Sun | May 5, 2024

Sunday dinner from the backyard

Published:Sunday | April 7, 2019 | 12:14 AMDave Rodney - Contributor
Seiwright Maise from Alderton, St Ann, with baskets that he has for sale. In addition to being a maker of baskets of all kinds, Maise raises common fowl and owns over 100-odd chickens.
Seiwright Maise from Alderton, St Ann, with baskets that he has for sale. In addition to being a maker of baskets of all kinds, Maise raises common fowl and owns over 100-odd chickens.

We didn’t consider it even vaguely gross, and certainly not remotely criminal, many years ago. But try to imagine nowadays the ghastly horror of returning from church on Sunday after worship to behead a red rooster for dinner.

Killing and cooking your own backyard fowl was the custom across rural Jamaica and parts of Kingston in the ’60s and ’70s, and some families still do it. Many Jamaicans raised chickens in their backyards, and the birds provided meat for Sunday dinner next to the rice and peas, eggs for the whole week, chicken feet and chicken back for making soup, and feathers for stuffing pillows. Nothing was wasted. Folks moving into a new dwelling would sprinkle chicken blood on the floor to bring good luck. And since there were no smart phones with clock apps, the backyard rooster was also the alarm clock for the neighbourhood, dutifully announcing it was time to wake up with “Cock-a-doodle-doo!”.

Country fowls weren’t grand and stylish. They didn’t wait around to be fed. Some would forage around the yard to find their own meals, and sceptics didn’t always approve of their diet decisions. The more prosperous chickens would be fed with corn, and feeding time was a ritual when they would quickly gather by the sound of corn shaking against a metal container. The chickens with colourful feathers laid brown eggs, and white fowls laid white eggs.
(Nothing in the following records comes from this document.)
# solislemuslab/BayesianNetworkRegression.jl

Measured on NVIDIA B200. Metric: gibbs_iters_per_sec_all_chains, higher is better.
Workload: dtype f64

## Files before the change

bayesiannetworkregression.jl_b200/csrc/bnr_api.cu:

```cuda
#include <chrono>
#include <cstdio>
#include <cstdlib>
#include <cstring>
#include <mutex>
#include <string>
#include <vector>
#include <cuda_runtime.h>
#include <nvtx3/nvToolsExt.h>
#include "../../include/bnr.h"
#include "bnr_engine.cuh"
#include "bnr_kernels.h"

static_assert(BNR_ST_JITTER == BNR_ST_JITTER_ && BNR_ST_SIGMA_NOTPD == BNR_ST_SIGMA_NOTPD_ &&
              BNR_ST_G_NOTPD == BNR_ST_G_NOTPD_ && BNR_ST_GIG_CAP == BNR_ST_GIG_CAP_ &&
              BNR_ST_INJ_EXHAUSTED == BNR_ST_INJ_EXHAUSTED_ && BNR_ST_NAN == BNR_ST_NAN_ &&
              BNR_ST_PSI_NOTPD == BNR_ST_PSI_NOTPD_, "status bits out of sync");
static_assert(BNR_COND_THETA == BNR_COND_THETA_ && BNR_COND_DELTA == BNR_COND_DELTA_ && BNR_COND_M == BNR_COND_M_ &&
              BNR_COND_MU == BNR_COND_MU_ && BNR_COND_LAMBDA == BNR_COND_LAMBDA_ && BNR_COND_PI == BNR_COND_PI_,
              "conditional ids out of sync");
static_assert(BNR_MAX_R == bnr::MAX_R, "MAX_R out of sync");

using namespace bnr;

static thread_local std::string g_err;
// ... 20 lines not shown
  int c0 = 0;
  cudaStream_t stream = nullptr;
  cudaGraph_t graph[2] = {nullptr, nullptr};
  cudaGraphExec_t gexec[2] = {nullptr, nullptr};
  cudaEvent_t done = nullptr;
  ForkJoin fj;
  double* ws = nullptr;
  long long* counters = nullptr;
  long long* mom_window = nullptr;
};
constexpr int MAX_GROUPS = 8;

namespace {
struct CacheBlock { void* p; size_t bytes; int device; };
std::mutex g_cache_mu;
std::vector<CacheBlock> g_cache;
size_t g_cache_bytes = 0;
size_t g_cache_limit = (size_t)4 << 30;

void* cache_take(int device, size_t bytes, size_t* got) {
  std::lock_guard<std::mutex> lk(g_cache_mu);
  size_t best = g_cache.size();
  for (size_t i = 0; i < g_cache.size(); ++i)
    if (g_cache[i].device == device && g_cache[i].bytes >= bytes && g_cache[i].bytes <= bytes + bytes / 4 + ((size_t)1 << 20) &&
        (best == g_cache.size() || g_cache[i].bytes < g_cache[best].bytes))
      best = i;
  if (best == g_cache.size()) return nullptr;
  void* p = g_cache[best].p;
  *got = g_cache[best].bytes;
  g_cache_bytes -= g_cache[best].bytes;
  g_cache[best] = g_cache.back();
  g_cache.pop_back();
  return p;
}
void cache_give(int device, void* p, size_t bytes) {
  {
    std::lock_guard<std::mutex> lk(g_cache_mu);
    if (g_cache_bytes + bytes <= g_cache_limit) {
      g_cache.push_back({p, bytes, device});
      g_cache_bytes += bytes;
      return;
    }
  }
  cudaFree(p);
}
}

struct bnr_handle {
  bnr_params p;
  Engine e;
  cudaStream_t stream = nullptr;
  ChainGroup groups[MAX_GROUPS];
  int n_groups = 0;
  bool graphs_ready[2] = {false, false};
  const double* u_first = nullptr;
  cudaEvent_t ev_fork = nullptr;
  ForkJoin fj;
  cudaEvent_t ev0 = nullptr, ev1 = nullptr;
  std::vector<std::pair<void*, size_t>> allocs;
  double* ws = nullptr;
  double* d_inj = nullptr;
  long long inj_len = 0;
  bool aux_on = false;
  Aux aux_saved = {};
  long long win[5] = {0, 0, 0, 1, 0};
  long long blk_len = 0;
  long long mom_half = 0;
  long long launches = 0;
  long long graph_kernels = 0;
  bool xg_valid = false;
  bool ran = false;
  double* d_rhat = nullptr;
  double* d_tmp = nullptr;
  size_t tmp_doubles = 0;
  double* d_acov = nullptr;
  double* d_cmean = nullptr;
  int ess_lag = -1;
  long long ess_rows = 0;
  size_t acov_cap = 0;
  long long* d_esswin = nullptr;
  double* ess_stream_buf = nullptr;
  size_t ess_stream_cap = 0;
  long long ess_stream_N = 0;
};

static int raw_alloc(bnr_handle* h, void** out, size_t bytes) {
  size_t got = bytes;
  void* p = cache_take(h->p.device, bytes, &got);
  if (!p) { CK(cudaMalloc(&p, bytes)); got = bytes; }
  h->allocs.push_back({p, got});
  *out = p;
  return 0;
}

static void release_alloc(bnr_handle* h, void* p) {
  if (!p) return;
  for (size_t i = 0; i < h->allocs.size(); ++i)
    if (h->allocs[i].first == p) {
      cache_give(h->p.device, p, h->allocs[i].second);
      h->allocs[i] = h->allocs.back();
      h->allocs.pop_back();
      return;
    }
}

struct Scratch {
  int device; void* p = nullptr; size_t bytes = 0;
  Scratch(int dev, size_t b) : device(dev), bytes((b + 255) / 256 * 256) {
    size_t got = bytes;
    p = cache_take(device, bytes, &got);
    if (p) bytes = got;
    else if (cudaMalloc(&p, bytes) != cudaSuccess) p = nullptr;
  }
  ~Scratch() { if (p) cache_give(device, p, bytes); }
};
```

Well,-off birds had coops for nocturnal luxury, but the less fortunate ones had to perch on low branches of trees to contend with the night dew.

As more rural folk got into the business of augmenting income by establishing chicken farms, commercial chicken feed became available, and one could buy a few pounds or a fifty-pound bag of chicken feed.

But back to the business of the Sunday dinner. Some families caught, killed, and seasoned their prized bird on Saturday for Sunday cooking, and others caught and cooked the bird on Sunday, with urgency, on the spot.

The actual slaughter of the bird was a messy spectacle. Chickens who think they are about to be curried are hard to catch, so ­taking physical possession of the bird was the first hurdle. The chicken was beheaded, usually by placing the body under a pan with the neck sticking out. Once this was over and done, the headless bird was released, and it then fluttered around for a few moments until it succumbed. Now motionless, boiling water was poured over the chicken to make plucking the feathers easy. It was then gutted, washed with lime or vinegar, cut up, seasoned, and cooked. Fried, brown stew, or curried chicken were the popular options.

Not everyone could endure the sight of killing a Sunday bird, but the task was necessary as few families had refrigerators in the ’60s, so the meats that families consumed were determined by a roster of availability at the local market or by utilising one’s own backyard livestock.

Some swear on the Bible that the freshly slaughtered common fowl is more delicious than the frozen ones from stores that are sometimes blown up with additives. In any case, thousands of cooks are happy they now have the option to pick up a chicken at the ­supermarket instead of having to catch and kill it, where, in some diaspora jurisdictions, the latter option is considered illegal ­without a permit.